Insgesamt werden zum Hirndoping am häufigsten Medikamente gegen Angst, Nervosität und Unruhe (60,6 Prozent) sowie Medikamente gegen Depressionen (34 Prozent) eingenommen. Etwa jeder achte Doper schluckt Tabletten gegen starke Tagesmüdigkeit. 11,1 Prozent nehmen Betablocker. Mehr als jeder Zweite bekommt für die entsprechenden Medikamente ein Rezept vom Arzt. Jeder Siebte erhält Tabletten von Freunden, Bekannten oder Familienangehörigen, jeder Zwölfte bestellt sie ohne Rezept im Internet.

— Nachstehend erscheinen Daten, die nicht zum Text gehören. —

static int forward_impl(vp3d_handle* h, const float* x, int B, int T, float* y, int dtype, void* stream,
                        const GatherSrc* gs, vp3d::ActStats* calib = nullptr, int n_seq = 0, int max_len = 0) {
    int dev = 0;
    hipGetDevice(&dev);
    if (dev != h->device) return fail(VP3D_ERR_STATE, "handle belongs to another device");
    std::vector<int> len;
    if (!layer_lengths(h, T, len))
        return fail(VP3D_ERR_ARG, "input of " + std::to_string(T) +
                                      " frames does not fit the receptive field of " +
                                      std::to_string(vp3d_receptive_field(h)));
    if (h->sk_err_host) {
        const unsigned fw = *(volatile unsigned*)h->sk_err_host;
        if ((fw & vp3d::kFaultSplitTimeout) || (fw && dtype == VP3D_DTYPE_F16X3))
            return fail(VP3D_ERR_STATE, fault_msg(fw));
    }
    const bool x3 = dtype == VP3D_DTYPE_F16X3;
    if (x3 && !x3_supported(h)) return fail(VP3D_ERR_ARG, x3_requirement());
    TablePlan tp = plan_expand_table(h, B, len, dtype, gs, n_seq, max_len);
    plan_frame_tables(h, B, len, n_seq, tp);
    if (tp.mode == 2 && !tp.forced) tp = TablePlan{};
    if (tp.mode) plan_table_layout(h, len, gs, n_seq, tp);
    GatherSrc tab_gs, etab_gs;
    ConvGemmParams tab_p{}, etab_p{};
    if (tp.mode) {
        const Layer& L0 = h->layers[0];
        tab_gs = *gs;
        tab_p.M = n_seq * tp.T_tab;
        tab_p.N = L0.cout;
        tab_p.K = L0.K;
        tab_p.Kp = 2 * L0.Kp;
        tab_p.T_out = tp.T_tab;
        tab_p.T_in = T;
        tab_p.stride = 1;
        tab_p.dil = L0.dil;
        tab_p.Ktap = L0.Ktap;
        tab_p.lda = L0.cin;
        tab_p.relu = L0.relu ? 1 : 0;
        tab_p.ldy = 2 * L0.cout;
        tab_p.W = L0.wx3;
        tab_p.scale = L0.scale_x3;
        tab_p.shift = L0.shift_x3;
        tab_p.Y = (void*)(uintptr_t)256;
        const char* xe = getenv("VP3D_X3_EXPAND");
        if ((xe && strcmp(xe, "pack") == 0) || !expand_gemm_x3_eligible(tab_p, &tab_gs)) tp = TablePlan{};
    }
    if (gs) {
        h->tab_mode = tp.mode;
        h->tab_depth = tp.depth;
        h->tab_layout = tp.mode ? (tp.trimmed ? 2 : 1) : 0;
    }
    const int buf_first = tp.mode == 1 ? 2 * tp.depth + 1 : 0;
    int rc = ensure_ws(h, B, T, dtype, buf_first);
    if (rc) return rc;

    hipStream_t s = (hipStream_t)stream;
    char* table = nullptr;
    if (tp.mode) {
        if ((rc = ensure_table(h, tp, n_seq, s))) return rc;
        table = (char*)h->tab_ws + (size_t)tp.b_pad * 4;
        tab_gs.pairs = h->tab_pairs + (tp.trimmed ? 2 * n_seq : 0);
        tab_p.Y = table;
    }
    void* tbuf[3] = {table, nullptr, nullptr};
    if (tp.depth > 0)
        for (int i = 1; i < 3; ++i) tbuf[i] = table + i * table_slot_bytes(tp);
    const size_t edge_off = tp.trimmed ? (size_t)tp.edge_row0 * 2 * h->layers[0].cout * 2 : 0;
    unsigned serial = 0;
    int dslot = 0;
    if (tp.mode) {
        if (h->tab_serial == 0xffffffffu) {
            HIP_TRY(hipStreamSynchronize(s));
            HIP_TRY(hipMemsetAsync(h->tab_gate, 0, 256, s));
            ((volatile unsigned*)h->tab_hint_host)[0] = 0u;
            ((volatile unsigned*)h->tab_hint_host)[1] = 0u;
            h->tab_serial = 0;
        }
        serial = ++h->tab_serial;
        if (tp.trimmed) {
            etab_gs = tab_gs;
            etab_gs.pairs = h->tab_pairs + 4 * n_seq;
            etab_p = tab_p;
            etab_p.M = 2 * n_seq * tp.epitch[0];
            etab_p.T_out = tp.epitch[0];
            etab_p.Y = table + edge_off;
            etab_p.gate = h->tab_gate;
            etab_p.gate_serial = serial;
            if (!expand_gemm_x3_eligible(etab_p, &etab_gs))
                return fail(VP3D_ERR_ASSERT, "the edge fill of a trimmed expand table left the f16x3 expand kernels");
        }
        for (int li = 1, cur = 0, blk = -1; li <= 2 * tp.depth; ++li) {
            int out = 0;
            while (out == cur || out == blk) ++out;
            if (li & 1) blk = cur;
            cur = dslot = out;
        }
        vp3d::WindowRegions wr{};
        wr.pitch = tp.pitch[tp.depth];
        wr.main_lo = tp.main_lo;
        wr.max_len = tp.max_len;
        wr.edge_row0 = tp.edge_row0;
        wr.epitch = tp.trimmed ? tp.epitch[tp.depth] : 0;
        wr.serial = serial;
        wr.gate = h->tab_gate;
        wr.hint = h->tab_hint_dev;
        const hipError_t be = launch_window_bases(gs->pairs, gs->seq_len, B, n_seq, wr, tp.lo, gs->lead,
                                                  (int32_t*)tbuf[dslot] - tp.b_pad, h->sk_err_dev, s);
        if (be != hipSuccess) return fail(VP3D_ERR_HIP, std::string("window bases: ") + hipGetErrorString(be));
    }
    const Act act = dtype == VP3D_DTYPE_F32 ? Act::F32 : (dtype == VP3D_DTYPE_BF16 ? Act::BF16 : Act::F16);
    const size_t es = esize(dtype);
    const size_t buf_elems = (size_t)B * len[buf_first] * h->cfg.channels;
    char* base = (char*)h->ws;
    void* buf[3] = {base, base + buf_elems * es, base + 2 * buf_elems * es};

    const int nl = (int)h->layers.size();
    const void* cur_in = x;
    int cur_len = T;
    int xin_buf = -1;
    const void* block_in = nullptr;
    int block_len = 0;
    for (int li = 0; li < nl; ++li) {
        const Layer& L = h->layers[li];
        const bool first = li == 0, last = li == nl - 1;
        ConvGemmParams p{};
        p.A = cur_in;
        p.scale = L.scale;
        p.shift = dtype == VP3D_DTYPE_F16X3 ? L.shift_x3 : L.shift;
        p.M = B * len[li];
        p.N = L.cout;
        p.K = L.K;
        p.Kp = L.Kp;
        p.T_out = len[li];
        p.T_in = cur_len;
        p.stride = L.stride;
        p.dil = L.dil;
        p.Ktap = L.Ktap;
        p.lda = L.cin;
        p.relu = L.relu ? 1 : 0;
        p.ldy = L.cout;
        p.W = dtype == VP3D_DTYPE_F32 ? (const void*)L.w32
                                      : (dtype == VP3D_DTYPE_BF16 ? (const void*)L.wbf : (const void*)L.wh);
        const int tlevel = tp.mode == 1 && li >= 1 && li <= 2 * tp.depth ? (li + 1) / 2 : 0;
        const int ilevel = tp.mode == 1 && (li == 2 * tp.depth + 1 || li == 2 * tp.depth + 2) ? tp.depth : -1;
        int out_buf = -1;
        if (last) {
            p.Y = y;
        } else {
            void* const* const bufs = tlevel ? tbuf : buf;
            for (int bi = 0; bi < 3; ++bi) {
                if (bufs[bi] == cur_in || bufs[bi] == block_in) continue;
                out_buf = bi;
                break;
            }
            p.Y = bufs[out_buf];
        }
        if (L.residual) {
            p.R = block_in;
            p.R_T = block_len;
            p.R_stride = L.res_stride;
            p.R_off = L.res_off;
            p.ldr = L.cout;
        }
        if (tlevel) {
            table_layer_geometry(p, L, n_seq, cur_len, tp.step[tlevel - 1]);
            if (L.residual) table_residual_geometry(p, L, block_len, tp.step[tlevel - 1]);
        } else if (first && tp.mode) {
            p.M = tab_p.M;
        }
        ProfEvent pe{};
        const bool timed = h->profiling && li < 64 && ((h->prof_mask >> li) & 1);
        if (timed) {
            pe.layer = li;
            pe.a = get_event(h);
            pe.b = get_event(h);
            pe.flop = 2.0 * (double)p.M * (double)p.N * (double)p.K;
            hipEventRecord(pe.a, s);
        }
        Act a_type = first ? Act::F32 : act;
        const Act o_type = last ? Act::F32 : act;
        hipError_t e = hipSuccess;
        bool launched = false;
        if (x3 && last && x3_split_shrink(h)) {
            if ((rc = ensure_split_ws(h, s))) return rc;
            p.W = L.wx3;
            p.Kp = 2 * L.Kp;
            p.lda = 2 * L.cin;
            p.Ktap = 2 * L.Ktap;
            p.scale = L.scale_x3;
            p.sk_part = (float*)h->sk_ws;
            e = launch_conv_gemm_x3_shrink(p, s);
            launched = true;
        } else if (x3 && last) {
            p.W = L.w32;
            p.scale = L.scale_x3_f32;
            e = launch_conv_gemm(p, Act::F32, Act::F32, Act::F32, s);
            launched = true;
        } else if (x3 && first && tp.mode) {
            e = launch_expand_gemm_x3(tab_p, &tab_gs, s);
            if (e == hipSuccess && tp.trimmed) e = launch_expand_gemm_x3(etab_p, &etab_gs, s);
            if (e == hipSuccess && tp.mode == 2)
                e = launch_gather_table_rows(table, (const int32_t*)h->tab_ws, B, len[0], tp.s0, 2 * L.cout * 2, p.Y, s);
            if (tp.mode == 1) p.Y = table;
            launched = true;
        } else if (x3 && first && nl > 2 && [&] {
                       const char* xe = getenv("VP3D_X3_EXPAND");
                       if (xe && strcmp(xe, "pack") == 0) return false;
                       ConvGemmParams q = p;
                       q.W = L.wx3;
                       q.Kp = 2 * L.Kp;
                       q.ldy = 2 * L.cout;
                       return expand_gemm_x3_eligible(q, gs);
                   }()) {
            p.W = L.wx3;
            p.Kp = 2 * L.Kp;
            p.scale = L.scale_x3;
            p.ldy = 2 * L.cout;
            e = launch_expand_gemm_x3(p, gs, s);
            launched = true;
        } else if (x3) {
            if (first) {
                void* packed = base + 3 * buf_elems * es;
                e = launch_pack_rows_x3(gs ? nullptr : x, gs, p.M, p.T_out, p.T_in, p.stride, L.cin, L.K, L.Kp,
                                        packed, h->sk_err_dev, s);
                if (e != hipSuccess) return fail(VP3D_ERR_HIP, std::string("pack: ") + hipGetErrorString(e));
                p.A = packed;
                p.T_in = p.T_out;
                p.stride = 1;
                p.dil = 1;
                p.lda = 2 * L.Kp;
                p.Ktap = 2 * L.Kp;
            } else {
                p.lda = 2 * L.cin;
                p.Ktap = 2 * L.Ktap;
            }
            if (ilevel >= 0 && !L.residual) indirect_layer_geometry(p, L, tp.b_pad, tp.step[ilevel]);
            if (tlevel) p.Ktap = 2 * L.cin;
            const bool out_f32 = li == nl - 2 && !x3_split_shrink(h);
            p.Kp = 2 * L.Kp;
            p.W = L.wx3;
            p.scale = L.scale_x3;
            p.ldy = out_f32 ? L.cout : 2 * L.cout;
            if (L.residual) p.ldr = 2 * L.cout;
            if (ilevel >= 0 && L.residual) indirect_layer_geometry(p, L, tp.b_pad, tp.step[ilevel]);
            const char* ge = getenv("VP3D_GEMM");
            if (tlevel) {
                if (out_f32 || !conv_gemm_a4_x3_eligible(p, false))
                    return fail(VP3D_ERR_ASSERT, "frame table layer " + std::to_string(li) + " left the a4 tile forms");
                if (li == 2 * tp.depth && p.Y != tbuf[dslot])
                    return fail(VP3D_ERR_ASSERT, "the deepest frame table left the slot its window bases are in front of");
                e = launch_conv_gemm_a4_x3(p, false, s);
                if (e == hipSuccess && tp.trimmed) {
                    ConvGemmParams q = p;
                    table_layer_geometry(q, L, 2 * n_seq, tp.epitch[L.residual ? tlevel : tlevel - 1], tp.step[tlevel - 1]);
                    if (L.residual) table_residual_geometry(q, L, tp.epitch[tlevel - 1], tp.step[tlevel - 1]);
                    q.A = (const char*)p.A + edge_off;
                    q.Y = (char*)p.Y + edge_off;
                    if (p.R) q.R = (const char*)p.R + edge_off;
                    q.gate = h->tab_gate;
                    q.gate_serial = serial;
                    if (!conv_gemm_a4_x3_eligible(q, false))
                        return fail(VP3D_ERR_ASSERT, "frame table layer " + std::to_string(li) + " (edge segments) left the a4 tile forms");
                    e = launch_conv_gemm_a4_x3(q, false, s);
                }
            } else if ((rc = attach_split_ws(h, p, s))) {
                return rc;
            } else if (!(ge && strcmp(ge, "q64") == 0) &&
                       (conv_gemm_a4_x3_eligible(p, out_f32) || (ilevel >= 1 && !out_f32))) {
                e = launch_conv_gemm_a4_x3(p, out_f32, s);
            } else {
                if (!conv_gemm_q64_x3_eligible(p, out_f32)) return fail(VP3D_ERR_ARG, x3_requirement());
                e = launch_conv_gemm_q64_x3(p, out_f32, s);
            }
            launched = true;
        }
        const void* wfold = act == Act::BF16 ? (const void*)L.wfbf : (const void*)L.wfh;
        ConvGemmParams pf = p;
        pf.W = wfold;
        if (launched) {
        } else if (first && gs && act != Act::F32 && wfold && expand_gather_eligible(pf, *gs, o_type, act)) {
            e = launch_expand_gemm_gather(pf, *gs, act, s);
            launched = true;
        } else if (first && gs) {
            const size_t need = (size_t)B * T * L.cin * sizeof(float);
            if (need > h->gather_bytes) {
                if (h->gather_ws) HIP_TRY(hipFree(h->gather_ws));
                h->gather_ws = nullptr;
                h->gather_bytes = 0;
                HIP_TRY(hipMalloc(&h->gather_ws, need));
                h->gather_bytes = need;
            }
            hipError_t ge = launch_gather_windows(gs->kps, gs->f2, gs->cams, gs->seq_off, gs->seq_len,
                                                  gs->pairs, B, T, gs->lead, 0, h->gather_ws, s);
            if (ge != hipSuccess) return fail(VP3D_ERR_HIP, std::string("gather: ") + hipGetErrorString(ge));
            x = h->gather_ws;
            p.A = x;
        }
        if (launched) {
        } else if (first && act != Act::F32 && wfold && expand_gemm_eligible(pf, o_type, act)) {
            pf.A = p.A;
            e = launch_expand_gemm(pf, act, s);
            launched = true;
        } else if (first && act != Act::F32) {
            void* packed = base + 3 * buf_elems * es;
            hipError_t pe = launch_pack_rows((const float*)x, p.M, p.T_out, p.T_in, p.stride, p.lda,
                                             p.K, p.Kp, packed, act == Act::BF16, s);
            if (pe != hipSuccess) return fail(VP3D_ERR_HIP, std::string("pack: ") + hipGetErrorString(pe));
            p.A = packed;
            p.K = p.Kp;
            p.Ktap = p.Kp;
            p.lda = p.Kp;
            p.T_in = p.T_out;
            p.stride = 1;
            p.dil = 1;
            a_type = act;
        }
        if (!launched) {
            if (act != Act::F32 && !first && !last && (rc = attach_split_ws(h, p, s))) return rc;
            e = launch_conv_gemm(p, a_type, o_type, act, s);
        }
        if (e != hipSuccess)
            return fail(VP3D_ERR_HIP, std::string("conv layer ") + std::to_string(li) + ": " +
                                          hipGetErrorString(e));
        if (timed) {
            hipEventRecord(pe.b, s);
            h->pending.push_back(pe);
        }
        if (calib && !last) {
            const hipError_t ce = launch_act_stats((const float*)p.Y, (int64_t)p.M * L.cout, calib + (size_t)li * vp3d::kActStatSlots, s);
            if (ce != hipSuccess) return fail(VP3D_ERR_HIP, std::string("activation statistics: ") + hipGetErrorString(ce));
        }
        if (!last && !L.residual && !first) {
            block_in = cur_in;
            block_len = cur_len;
        }
        cur_in = p.Y;
        cur_len = tlevel ? p.T_out : (first && tp.mode == 1 ? tp.T_tab : len[li]);
        (void)xin_buf;
    }
    if (x3) {
        if ((rc = ensure_fault_word(h))) return rc;
        const hipError_t e = launch_nonfinite_check(y, (int64_t)B * len.back() * h->layers.back().cout,
                                                    h->sk_err_dev, vp3d::kFaultNonFinite, s);
        if (e != hipSuccess) return fail(VP3D_ERR_HIP, std::string("finite check: ") + hipGetErrorString(e));
    }
    return VP3D_OK;
}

Professor Dr. Klaus Lieb, Facharzt und Direktor der Klinik für Psychiatrie und Psychotherapie der Universitätsmedizin Mainz, warnt: „Der Bezug aus dem World Wide Web ist riskant. Dort gibt es viele Medikamentenfälschungen, die ohne Rezept abgegeben werden und der Gesundheit erheblich schaden können.“ Der Doping-Experte dämpft zudem Erwartungen an das pharmakologische Neuro-Enhancement: „Eine Wunderpille gibt es nicht. Oft zeigen die Medikamente nur kurzfristige und minimale Effekte auf die kognitive Leistungsfähigkeit. Demgegenüber stehen hohe gesundheitliche Risiken, wie körperliche Nebenwirkungen bis hin zur Persönlichkeitsveränderung und Abhängigkeit.“ Herzrhythmusstörungen, Schwindel, Kopfschmerzen, Nervosität und Schlafstörungen seien nicht selten – und mögliche Langzeitfolgen dagegen noch völlig unklar.

Stress aktiv angehen

Nach Ansicht von Experten ist neben dem äußeren Druck am Arbeitsplatz auch die innere Haltung entscheidend, wenn es um die Anfälligkeit für das Dopen geht. So seien übertriebene Ansprüche an die eigene Leistungsfähigkeit häufig ein Problem. Anstatt zur Pille zu greifen, sei es deshalb wichtig zu erkennen, dass Stress-Situationen am Arbeitsplatz nicht völlig vermeidbar sind. Laut DAK-Report ist der Großteil der Arbeitnehmer hier schon auf dem richtigen Weg: Demnach setzt mehr als jeder Zweite auf eine gute Organisation bei der Arbeit. 44 Prozent der Beschäftigten achten darauf, ihre Freizeit möglichst sinnvoll zu verbringen. Sechs von Zehn schlafen ausreichend, um besonders leistungsfähig zu sein.

Krankenstand sinkt leicht

Der DAK-Gesundheitsreport wertet auch die Krankenstandsdaten der Arbeitnehmer umfassend aus. 2014 lag für etwas weniger als jeden zweiten Arbeitnehmer eine Krankschreibung vor (48 Prozent, 2013: 51 Prozent). Fast ein Viertel der Ausfalltage (22,7 Prozent) wurden von Muskel-Skelett-Erkrankungen verursacht, 17 Prozent gingen zu Lasten psychischer Krankheiten und 14 Prozent entfielen auf Erkrankungen des Atmungssystems wie beispielsweise Erkältungen. Die Branchen mit dem höchsten Krankenstand waren 2014 das Gesundheitswesen, die Öffentliche Verwaltung sowie Verkehr, Lagerei und Kurierdienste mit jeweils 4,5 Prozent.

Die DAK-Gesundheit ist mit 6,2 Millionen Versicherten die drittgrößte Krankenkasse Deutschlands. Für die Analyse zum Krankenstand wurden die Daten von 2,6 Millionen erwerbstätigen Versicherten durch das IGES Institut in Berlin ausgewertet.